Recently released final regulations under section 401(a)(31) grant relief from disqualification to plans that accidentally accept an invalid rollover contribution, provided that two specific conditions are met:

* The plan administrator of the receiving plan must reasonably determine when accepting the contribution that it is a valid rollover contribution. It is not necessary for the distributing plan to have received a determination letter in order for the plan administrator of the receiving plan to make a reasonable determination that the rollover was valid.
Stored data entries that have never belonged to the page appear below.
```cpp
int mi355::dlsch_decode_dev_hook(mi355_dlsch_t* q, mi355_softbuffer_pool_t* pool, const void* d_e_bits,
                                 const mi355_dlsch_tb_t* tbs, uint32_t ntb, uint8_t* d_data, int32_t* ret,
                                 float* avg_iterations, void* stream, mi355::WaitHook hook, bool llr8,
                                 mi355::DlschPending* pend, bool after_s, bool rm_done)
{
  if (!q || !pool || !tbs || !ret || (ntb && !d_e_bits)) return MI355_ERROR_INVALID_INPUTS;
  if (ntb == 0) return MI355_SUCCESS;
  std::lock_guard<std::mutex> lock(q->mu);
  static const bool prof = getenv("MI355_HOST_PROF") != nullptr;
  auto              now  = [] { return std::chrono::steady_clock::now(); };
  const auto        t0   = now();
  CHECK_HIP(hipSetDevice(q->device));
  hipStream_t s = stream ? (hipStream_t)stream : q->own;

  std::vector<TbDesc>                        tbd(ntb);
  std::vector<std::pair<uint32_t, uint32_t>> kcount;
  std::vector<uint32_t>                      rvmask;
  std::vector<uint32_t>                      fold2;
  auto group_of = [&](uint32_t K) {
    for (uint32_t i = 0; i < kcount.size(); i++)
      if (kcount[i].first == K) return i;
    kcount.push_back({K, 0u});
    rvmask.push_back(0u);
    return (uint32_t)kcount.size() - 1;
  };
  std::vector<uint8_t> grp(2 * ntb, 0);
  uint32_t             seg_tbs = UINT32_MAX;
  CbSegm               seg{};
// ... 11 lines not shown
    if (in.softbuffer >= pool->nof_sb || in.rv > 3 || in.Qm == 0 || seg_err) {
      d.invalid = 1;
      continue;
    }
    if (in.tbs == 0 || seg.C == 0) continue;
    if (seg.F || seg.C > pool->max_cb) {
      d.invalid = 1;
      continue;
    }
    auto ok8 = [](uint32_t K) { return tdec_subblocks_8bit(K) >= 16 || K <= 400; };
    if (llr8 && ((seg.C1 && !ok8(seg.K1)) || (seg.C > seg.C1 && !ok8(seg.K2)))) {
      d.invalid = 1;
      continue;
    }
    if (int e = tb_crc_scales(q, in.tbs / 8, &d.crc_scale)) return e;
    d.C          = seg.C;
    d.C1         = seg.C1;
    d.K1         = seg.K1;
    d.K2         = seg.K2;
    d.slot0      = in.softbuffer * pool->max_cb;
    d.Qm         = in.Qm;
    d.nof_e_bits = in.nof_e_bits;
    d.rv         = in.rv;
    d.e_off      = in.e_offset;
    const uint32_t emax = in.Qm * (in.nof_e_bits / in.Qm / seg.C + 1);
    auto           fold = [&](uint32_t g, uint32_t K) {
      if (fold2.size() <= g) fold2.resize(g + 1, 0);
      fold2[g] = std::max(fold2[g], std::min(emax, 3 * K + 12) / 2);
    };
    if (seg.C1) {
// ... 16 lines not shown
  std::vector<uint32_t> goff(kcount.size());
  size_t                total_cb = 0, dec_bytes = 0;
  for (size_t g = 0; g < kcount.size(); g++) {
    goff[g] = (uint32_t)total_cb;
    total_cb += kcount[g].second;
    dec_bytes += (size_t)kcount[g].second * (kcount[g].first / 8);
  }
  for (uint32_t t = 0; t < ntb; t++) {
    if (!tbd[t].C) continue;
    tbd[t].cb_base[0] += goff[grp[2 * t]];
    tbd[t].cb_base[1] += goff[grp[2 * t + 1]];
  }

  auto rnd = [](size_t b) { return (b + 255) / 256 * 256; };
  const size_t need = rnd(ntb * sizeof(TbDesc)) + rnd(4 * (q->max_its + 1)) + rnd(total_cb * sizeof(CbDesc)) +
                      3 * rnd(total_cb * 4) + rnd(total_cb) + rnd(dec_bytes) + 2 * rnd(ntb * 4);
  const uint32_t slot = q->par;
  q->par ^= 1u;
  char* base = nullptr;
  int   r    = scratch(q, slot, need, &base);
  if (r) return r;
  char* p     = base;
  auto  carve = [&](size_t b) {
    char* c = p;
    p += rnd(b);
    return c;
  };
  auto*        d_tb    = (TbDesc*)carve(ntb * sizeof(TbDesc));
  auto*        d_run   = (uint32_t*)carve(4 * (q->max_its + 1));
  const size_t staged  = (size_t)(p - base);
  auto*        d_cb    = (CbDesc*)carve(total_cb * sizeof(CbDesc));
  auto*        d_slot  = (uint32_t*)carve(total_cb * 4);
  auto*        d_its   = (uint32_t*)carve(total_cb * 4);
  auto*        d_done  = (uint8_t*)carve(total_cb);
  auto*        d_dec   = (uint8_t*)carve(dec_bytes);
  auto*        d_ret   = (int32_t*)carve(ntb * 4);
  auto*        d_avg   = (float*)carve(ntb * 4);

  CHECK_HIP(q->stage.reserve(staged));
  q->stage.put(tbd.data(), ntb * sizeof(TbDesc));
  q->stage.zeros(4 * (q->max_its + 1));
  CHECK_HIP(q->stage.upload(base, s, false, after_s && q->done_armed[slot] ? q->done_ev[slot] : nullptr));

  DlschTbArgs ta{d_tb,  (int)ntb, d_data, pool->cb_crc, pool->data, d_ret, &q->crc[0],
                 d_cb,  d_slot,   d_its,  d_done,       d_run,      d_avg};
  CHECK_HIP(dlsch_launch_prologue(ta, s));

  struct Live {
    uint32_t            K, off, n;
    uint8_t*            dec;
    mi355_tdec_batch_t* td;
    const uint32_t*     scale;
    mi355_tdec8_t*      t8 = nullptr;
  };
  std::vector<Live> live;
  size_t            off = 0, doff = 0;
  for (size_t gi = 0; gi < kcount.size(); gi++) {
    const uint32_t K = kcount[gi].first, n = kcount[gi].second;
    if (llr8) {
      const uint32_t nsb8 = tdec_subblocks_8bit(K);
// ... 94 lines not shown
  }
  const uint32_t spec_mask = spec_enabled() ? q->spec_mask.load() : 0u;
  for (uint32_t h = 0; h < q->max_its; h++) {
    const bool spec = h + 1 == q->max_its || ((spec_mask >> h) & 1u);
    for (size_t li = 0; li < live.size(); li++) {
      auto& lv = live[li];
      if (lat[li]) continue;
      if (lv.t8) {
        T8Batch b{};
        b.in = (int8_t*)pool->buf, b.in_stride = SB_STRIDE * sizeof(int16_t), b.slot = d_slot + lv.off;
        b.done = d_done + lv.off, b.running = d_run + h, b.K = lv.K, b.ncb = lv.n;
        if ((r = tdec8_halfit_batch(lv.t8, b, h, lv.dec, lv.K / 8, s))) return r;
      }
      DlschCheckArgs ca{d_cb + lv.off, (int)lv.n, lv.K, h, q->max_its, lv.dec, lv.K / 8, d_data,
                        d_done + lv.off, d_run + h, d_run + h + 1, d_its + lv.off, pool->cb_crc, &q->crc[0], &q->crc[1],
                        lv.scale};
      bool fused = false;
      if (!lv.t8) {
        TdecRun rq{llr8 ? pool->buf + SB_CONV8 : pool->buf, SB_STRIDE, d_slot + lv.off, d_done + lv.off, d_run + h, lv.n,
                   lv.K, h, h + 1, lv.dec, lv.K / 8, s, &ca, &fused};
        rq.rowmask = !llr8 && !no_rowmask();
        bool taken = false;
        rq.spec       = spec;
        rq.spec_taken = &taken;
        if ((r = mi355_tdec_run_internal(lv.td, rq))) return r;
        if (!fused) CHECK_HIP(dlsch_launch_check(ca, s));
        if (taken && h + 1 < q->max_its) {
          TdecRun rd = rq;
          rd.remaining  = d_run + h + 1;
          rd.chk        = nullptr;
          rd.chk_fused  = nullptr;
// ... 57 lines not shown
```

### srsran_amd/csrc/pdsch_internal.h

```cpp
#pragma once
#include <hip/hip_runtime.h>
#include <stdint.h>

namespace mi355 {

constexpr uint32_t EQ_BLOCK_ITEMS = 1024;

constexpr uint32_t PDSCH_GOLD_MAX = 14u * 12u * 110u * 8u;

struct PdschJobDev {
  const float2*   y[2];
  const float2*   h[4][2];
  const uint16_t* map;
  const uint16_t* imap;
  uint32_t        g0;
  float2*         d[2];
  float*          csi[2];
  uint32_t*       cmax;
  uint32_t        cmax_stride;
  uint32_t        nof_re, nof_rx, nof_ports, nof_layers, scheme, cb;
  uint32_t        row;
  uint32_t        row_magic;
  uint32_t        h_invariant;
  uint32_t        rhob_mask;
// ... 26 lines not shown

hipError_t pdsch_launch_equalize(const PdschJobDev* jobs, uint32_t njobs, uint32_t max_units, hipStream_t s);
hipError_t pdsch_launch_scr_pack(const uint32_t* c_init, uint32_t* const* dst, uint32_t n, const uint32_t* gold,
                                 uint32_t W, hipStream_t s);
hipError_t pdsch_launch_llr(const PdschCwDev* cws, uint32_t ncw, uint32_t max_pairs, hipStream_t s);
hipError_t pdsch_launch_fused(const PdschJobDev* jobs, uint32_t njobs, uint32_t max_pairs, const uint32_t* keys,
                              uint32_t nkeys, hipStream_t s);

struct EqRmLayer {
  const uint16_t* inv[2];
  uint32_t        N[2];
  uint32_t        buflen[2];
  uint32_t        C1;
  uint32_t        slot0;
};
struct EqRmJob {
  uint32_t  C, Qm, Gp;
  EqRmLayer layer[2];
  const uint16_t* cmp[2][2];
  uint32_t        cnq[2][2], cqoff[2][2];
};
struct EqRmPool {
  int16_t*       sb;
  size_t         sb_stride;
  const uint8_t* sb_crc;
  uint8_t*       fresh;
  int            sparse;
  int            diag = 0;
  unsigned long long* prof = nullptr;
};
hipError_t pdsch_launch_eq_rm(const PdschJobDev* jobs, const EqRmJob* rj, uint32_t njobs, uint32_t max_c, uint32_t img,
                              uint32_t cimg, const uint32_t* keys, uint32_t nkeys, const EqRmPool& pool, hipStream_t s);

// ... 2 lines not shown
```

### srsran_amd/csrc/pdsch_kernels.hip

```cpp
#include <hip/hip_runtime.h>

#include <algorithm>
#include <stdint.h>

#include "pdsch_internal.h"
#include "rm_image.h"
#include "xcd.h"

namespace mi355 {

namespace {

struct cf {
  float re, im;
};
__device__ __forceinline__ cf mk(float r, float i) { return cf{r, i}; }
__device__ __forceinline__ cf operator+(cf a, cf b) { return mk(a.re + b.re, a.im + b.im); }
__device__ __forceinline__ cf operator-(cf a, cf b) { return mk(a.re - b.re, a.im - b.im); }
__device__ __forceinline__ cf operator*(cf a, cf b) { return mk(a.re * b.re - a.im * b.im, a.re * b.im + a.im * b.re); }
__device__ __forceinline__ cf operator*(cf a, float s) { return mk(a.re * s, a.im * s); }
__device__ __forceinline__ cf cj(cf a) { return mk(a.re, -a.im); }
__device__ __forceinline__ cf mulj(cf a) { return mk(-a.im, a.re); }
__device__ __forceinline__ float abs2(cf a) { return a.re * a.re + a.im * a.im; }
#define GLB __attribute__((address_space(1)))
// ... 1085 lines not shown
  bool need[2], fresh[2];
  uint32_t slot[2];
#pragma unroll
  for (int l = 0; l < 2; l++) {
    slot[l]  = R.layer[l].slot0 + c;
    need[l]  = J.cw[l] != nullptr && !P.sb_crc[slot[l]];
    fresh[l] = need[l] && P.fresh[slot[l]] != 0;
  }
  if (!need[0] && !need[1]) return;
  const unsigned long long pt0 = P.prof ? clock64() : 0ull;
  const uint32_t      re0 = rp / Qm, re1 = (rp + n_e) / Qm, pairs = (J.nof_re + 1) / 2;
  const uint32_t      p1  = P.diag == 2 ? 0u : min((re1 + 1) / 2, pairs);
  const GLB uint32_t* map2  = (const GLB uint32_t*)gptr(J.map);
  const uint32_t      pb    = re0 / 2 + tid;
  uint32_t            mnext = pb < p1 ? map2[pb] : 0u;
  __shared__ uint32_t obm[2][2 * SB_ROWMASK_WORDS], nbm[2][2 * SB_ROWMASK_WORDS];
  if (tid < 2 * (2 * SB_ROWMASK_WORDS + 1)) {
    const uint32_t l = tid / (2 * SB_ROWMASK_WORDS + 1), w = tid % (2 * SB_ROWMASK_WORDS + 1);
    const uint32_t kx = c < R.layer[l].C1 ? 0u : 1u;
    if (need[l]) {
      uint32_t* bmg = rm_rowmask_of(P.sb + (size_t)slot[l] * P.sb_stride);
      if (w < 2 * SB_ROWMASK_WORDS) {
        const uint32_t nw = rm_rowmask_word(R.layer[l].inv[kx], R.layer[l].buflen[kx], fresh[l] ? n_e : 0x10000u, w);
        obm[l][w] = fresh[l] ? 0xffffffffu : bmg[w];
        nbm[l][w] = nw;
        bmg[w]    = nw;
      } else {
        bmg[w] = (R.layer[l].N[kx] - 12) / 3;
      }
    }
  }
  __shared__ PdschCwDev cwd[2];
  __shared__ uint32_t   cmb[2];
  static_assert(ER_THREADS >= 128 && 2 * (2 * SB_ROWMASK_WORDS + 1) <= 64, "pdsch_eq_rm prologue waves");
  if (tid - 64 < 2 && J.cw[tid - 64]) {
    const uint32_t l = tid - 64;
    cwd[l]           = *J.cw[l];
    cmb[l]           = cwd[l].csi_enable ? *gptr(cwd[l].cmax_final) : 0u;
  }
  __syncthreads();
  const uint32_t kx0 = c < R.layer[0].C1 ? 0u : 1u, kx1 = c < R.layer[1].C1 ? 0u : 1u;
  const bool     lean = need[0] && need[1] && fresh[0] && fresh[1] && R.layer[0].inv[kx0] == R.layer[1].inv[kx1] &&
                    R.layer[0].buflen[kx0] == R.layer[1].buflen[kx1];
  const uint32_t ev = c > R.C - gamma ? 1u : 0u;
  const bool     cm = lean && P.sparse && QM0 == QM1 && R.cmp[kx0][ev] != nullptr;
  const GLB uint16_t* fw  = cm ? gptr(R.cmp[kx0][ev]) : nullptr;
  const uint32_t      cnq = cm ? R.cnq[kx0][ev] : 0u;
  uint32_t* const     im32 = (uint32_t*)imgs;
  const unsigned long long pt1 = P.prof ? clock64() : 0ull;
  const float         noise = J.noise_dev ? *gptr(J.noise_dev) : J.noise;
  const uint32_t      row = J.row, magic = J.row_magic, rmask = J.rhob_mask;
  const float         rinv = J.rhob_inv;
  const GLB float2*   yp[2] = {gptr(J.y[0]), gptr(J.nof_rx > 1 ? J.y[1] : J.y[0])};
  const GLB float2*   hp[4];
  h_ptrs(J, hp);
  const GLB fv4*      wtp = (const GLB fv4*)gptr(J.wtab);
  uint4 iv0[ER_Q];
  if constexpr (ER_TPF) {
    if (lean) {
      const uint32_t  npairs = R.layer[0].buflen[kx0] / 2;
      const GLB uint32_t* inv32 = (const GLB uint32_t*)gptr(R.layer[0].inv[kx0]);
#pragma unroll
// ... 414 lines not shown
```

### srsran_amd/csrc/pdsch_runtime.cpp

```cpp
#include <hip/hip_runtime.h>

#include <algorithm>
#include <chrono>
#include <stdlib.h>
#include <cmath>
#include <map>
#include <unordered_map>
#include <atomic>
#include <mutex>
#include <stdio.h>
#include <string.h>
#include <string>
#include <vector>

#include "../../include/srsran_amd/dlsch.h"
#include "../../include/srsran_amd/pdsch.h"
#include "../../include/srsran_amd/tdec.h"
#include "host_staging.h"
#include "lte_common.h"
#include "pdsch_internal.h"
#include "rm_tables.h"
#include "runtime_internal.h"

using namespace mi355;
// ... 329 lines not shown
  D.noise      = cfg.decoder_type == MI355_MIMO_DECODER_ZF ? 0.0f : j.noise_estimate;
  D.units      = sch == MI355_TXSCHEME_DIVERSITY ? (np == 2 ? (nre + 1) / 2 : (nre + 3) / 4) : me.g1 - me.g0;
  for (uint32_t t = 0; t < 2; t++) {
    const mi355_ra_tb_t& tb = g.tb[t];
    P.decode[t]             = tb.enabled && !(res && res[t].crc);
    if (!P.decode[t]) continue;
    P.cw_of_tb[t] = tb.cw_idx;
    if (tb.cw_idx > 1 || mod_bits(tb.mod) == 0 || tb.nof_bits != nre * mod_bits(tb.mod) ||
        tb.nof_bits > PDSCH_GOLD_MAX || cfg.softbuffer[t] == UINT32_MAX || !j.payload[t])
      return MI355_ERROR_INVALID_INPUTS;
  }
  return MI355_SUCCESS;
}

static int run_frontend(mi355_pdsch_t* q, const mi355_pdsch_job_t* jobs, std::vector<JobPlan>& plans, hipStream_t s,
                        bool after_s = false, const EqRmPlan* er = nullptr)
{
  const auto     t_in  = std::chrono::steady_clock::now();
  const uint32_t njobs = (uint32_t)plans.size();
  size_t         nd = 0, ne = 0;
  std::vector<PdschCwDev> cws;
  std::vector<uint32_t>   new_ci;
  std::vector<uint32_t*>  new_dst;
  if (q->scr.size() > 4096) {
    CHECK_HIP(hipStreamSynchronize(s));
    for (auto& kv : q->scr) (void)hipFree(kv.second);
    q->scr.clear();
  }
  uint32_t  max_units = 0, max_pairs = 0, max_fpairs = 0;
  uint32_t  last_ci  = 0;
  const uint32_t* last_scr = nullptr;
// ... 105 lines not shown
      const uint32_t cw = plans[i].cw_of_tb[t];
      cws[ci].d         = plans[i].dev.d[cw];
      cws[ci].csi       = plans[i].dev.csi[cw];
      cws[ci].cmax      = plans[i].dev.cmax + (size_t)cw * nparts;
      cws[ci].nparts    = (plans[i].dev.units + EQ_BLOCK_ITEMS - 1) / EQ_BLOCK_ITEMS;
      cws[ci].cmax_final = d_cfin + ci;
      cws[ci].e         = q->e_arena + plans[i].e_off[t];
      if (q->llr8) {
        cws[ci].llr8  = 1;
        cws[ci].e8    = (int8_t*)q->e_arena + plans[i].e_off[t];
        cws[ci].k8[0] = (float)(-20 * M_SQRT2);
        cws[ci].k8[1] = 2 * 30 / sqrtf(10);
        cws[ci].k8[2] = 8.0f / sqrtf(170.0f);
        cws[ci].k8[3] = 4.0f / sqrtf(170.0f);
        cws[ci].k8[4] = 2.0f / sqrtf(170.0f);
      }
      ci++;
    }
  }
  static const bool prof = getenv("MI355_HOST_PROF") != nullptr;
  auto              now  = [] { return std::chrono::steady_clock::now(); };
  const auto        ta   = now();
  q->stage.put(hj.data(), njobs * sizeof(PdschJobDev));
  q->stage.put(cws.data(), ncw * sizeof(PdschCwDev));
  q->stage.put(new_ci.data(), new_ci.size() * 4);
  q->stage.put(new_dst.data(), new_dst.size() * 8);
  if (er) q->stage.put(er->rj.data(), njobs * sizeof(EqRmJob));
  const auto tb = now();
  CHECK_HIP(q->stage.upload(base, s, after_s, after_s && q->fe_armed ? q->fe_done : nullptr));
  const auto tc = now();
// ... 383 lines not shown
```

### srsran_amd/csrc/tdec_kernels.hip

```cpp
#include <hip/hip_runtime.h>

#include <atomic>
#include <stdint.h>
#include <stdlib.h>

#include "crc_device.h"
#include "tdec_internal.h"

namespace mi355 {

typedef short v2s __attribute__((ext_vector_type(2)));

__device__ __forceinline__ v2s U(uint32_t u) { return __builtin_bit_cast(v2s, u); }
__device__ __forceinline__ uint32_t W(v2s v) { return __builtin_bit_cast(uint32_t, v); }
__device__ __forceinline__ v2s sadd(v2s a, v2s b) { return __builtin_elementwise_add_sat(a, b); }
__device__ __forceinline__ v2s ssub(v2s a, v2s b) { return __builtin_elementwise_sub_sat(a, b); }
__device__ __forceinline__ v2s vmax(v2s a, v2s b) { return __builtin_elementwise_max(a, b); }
__device__ __forceinline__ v2s splat(short s) { return (v2s){s, s}; }
__device__ __forceinline__ uint32_t hi_lo(uint32_t a, uint32_t b) { return __builtin_amdgcn_alignbit(b, a, 16); }
__device__ __forceinline__ uint32_t from_prev(uint32_t v)
{
  return (uint32_t)__builtin_amdgcn_update_dpp(0, (int)v, 0x111, 0xf, 0xf, true);
}
__device__ __forceinline__ uint32_t from_next(uint32_t v)
// ... 98 lines not shown
    for (uint32_t i = tail0 + l; i < nb; i += NL) dst[i] = bytes[i];
    uint32_t* dw = (uint32_t*)(dst + head);
    const uint32_t sh = head;
    for (uint32_t w = l; w < nw; w += NL) {
      const uint32_t lo = bm[w + sh / 4], hi = bm[w + sh / 4 + 1];
      dw[w]             = sh ? __builtin_amdgcn_alignbyte(hi, lo, sh) : lo;
    }
    if (l == 0) {
      c.its[cb] = c.h + 1;
      if (ok) {
        c.done[cb]       = 1;
        c.sb_crc[d.slot] = 1;
      } else {
        c.done[cb] = 2;
      }
    }
  }
  const uint64_t un = __builtin_amdgcn_ballot_w64(l == 0 && !fin);
  if (un && (threadIdx.x & 63) == (uint32_t)__builtin_ctzll(un)) flag_set(c.next);
}
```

* If the plan administrator later concludes that the contribution was invalid, the plan must distribute the contribution and earnings to the employee within a reasonable period of time.

If the plan administrator meets these two conditions, the invalid rollover is treated as a valid rollover for purposes of applying the qualification requirements of sections 401(a) or 403(a). *

Home | Contact | Subscribe | Advertise | Archives | NYSSCPA | About The CPA Journal

The CPA Journal is broadly recognized as an outstanding, technical-refereed publication aimed at public practitioners, management, educators, and other accounting professionals. It is edited by CPAs for CPAs. Our goal is to provide CPAs and other accounting professionals with the information and news to enable them to be successful accountants, managers, and executives in today's practice environments.

©2009 The New York State Society of CPAs. Legal Notices

Visit the new cpajournal.com.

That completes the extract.